Task item ::
Where the string "lines" occurs in a line of the data below, that line should be copied.

Items listed in a dataset
----

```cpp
int bn_miller_loop_many(bn_ctx* c, const bn_g1* p, const bn_g2* q, size_t n, bn_gt* out) {
    if (c && !c->subs.empty()) return bn_multi_miller_loop_many(c, p, q, n, out);
    CTX_GUARD_HOST(c);
// ... 266 lines not shown
        bn_gt* dout = db + m;
        uint32_t* dprog = (uint32_t*)(dout + m);
        HIPCHK(c, hipMemcpyAsync(da, a + off, m * sizeof(bn_gt), hipMemcpyHostToDevice, c->stream));
        k_gt_load<<<grid_for(kPathLanes * m), kBlock, 0, c->stream>>>(da, m, c->slots + (size_t)1 * kSlotWords * m);
        if (op == BN_FQ12_MUL) {
            HIPCHK(c, hipMemcpyAsync(db, b + off, m * sizeof(bn_gt), hipMemcpyHostToDevice, c->stream));
            k_gt_load<<<grid_for(kPathLanes * m), kBlock, 0, c->stream>>>(db, m, c->slots + (size_t)2 * kSlotWords * m);
        }
        Prog P;
        P.next = 3;
        uint32_t res = P.tmp();
        switch (op) {
            case BN_FQ12_MUL: P.op(OP_MUL, res, 1, 2); break;
            case BN_FQ12_SQR: P.op(OP_SQR, res, 1); break;
            case BN_FQ12_INV: P.op(OP_INV, res, 1); break;
            case BN_FQ12_CYC_SQR: P.op(OP_CYC, res, 1); break;
            case BN_FQ12_EXP_BY_NEG_Z: res = P.exp_by_neg_z(1); break;
            case BN_FQ12_FROB1: P.op(OP_FROB1, res, 1); break;
            case BN_FQ12_FROB2: P.op(OP_FROB2, res, 1); break;
            default: P.op(OP_FROB3, res, 1); break;
        }
        P.finalize({res});
        HIPCHK(c, hipMemcpyAsync(dprog, P.s.data(), P.s.size() * 4, hipMemcpyHostToDevice, c->stream));
        k_fq12_vm<<<grid_pair(kPathLanes * m), kPairBlock, 0, c->stream>>>(dprog, P.steps(), c->slots, m);
        k_gt_store<<<grid_for(kPathLanes * m), kBlock, 0, c->stream>>>(c->slots + (size_t)res * kSlotWords * m, m, m, dout);
        HIPCHK(c, hipGetLastError());
        HIPCHK(c, hipMemcpyAsync(out + off, dout, m * sizeof(bn_gt), hipMemcpyDeviceToHost, c->stream));
        HIPCHK(c, hipStreamSynchronize(c->stream));
    }
    return BN_OK;
}

int bn_fq_from_slice_many(bn_ctx* c, const uint8_t* be32, size_t n, bn_fq* out, uint8_t* st) {
    CTX_GUARD_HOST(c);
    return staged(c, n, {{be32, 32}}, {{out, sizeof(bn_fq)}, {st, 1}}, [&](void** d, size_t m, hipStream_t s) -> int {
        KL(k_fq_from_slice, (const uint8_t*)d[0], m, (bn_fq*)d[1], (uint8_t*)d[2]);
        return BN_OK;
    });
}
int bn_fq_to_big_endian_many(bn_ctx* c, const bn_fq* a, size_t n, uint8_t* be32) {
    CTX_GUARD_HOST(c);
    return staged(c, n, {{a, sizeof(bn_fq)}}, {{be32, 32}}, [&](void** d, size_t m, hipStream_t s) -> int {
        KL(k_fq_to_be, (const bn_fq*)d[0], m, (uint8_t*)d[1]);
        return BN_OK;
    });
}
int bn_fq2_from_slice_many(bn_ctx* c, const uint8_t* be64, size_t n, bn_fq2* out, uint8_t* st) {
// ... 219 lines not shown
```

----

Answer to this task ::
// ... 266 lines not shown
// ... 219 lines not shown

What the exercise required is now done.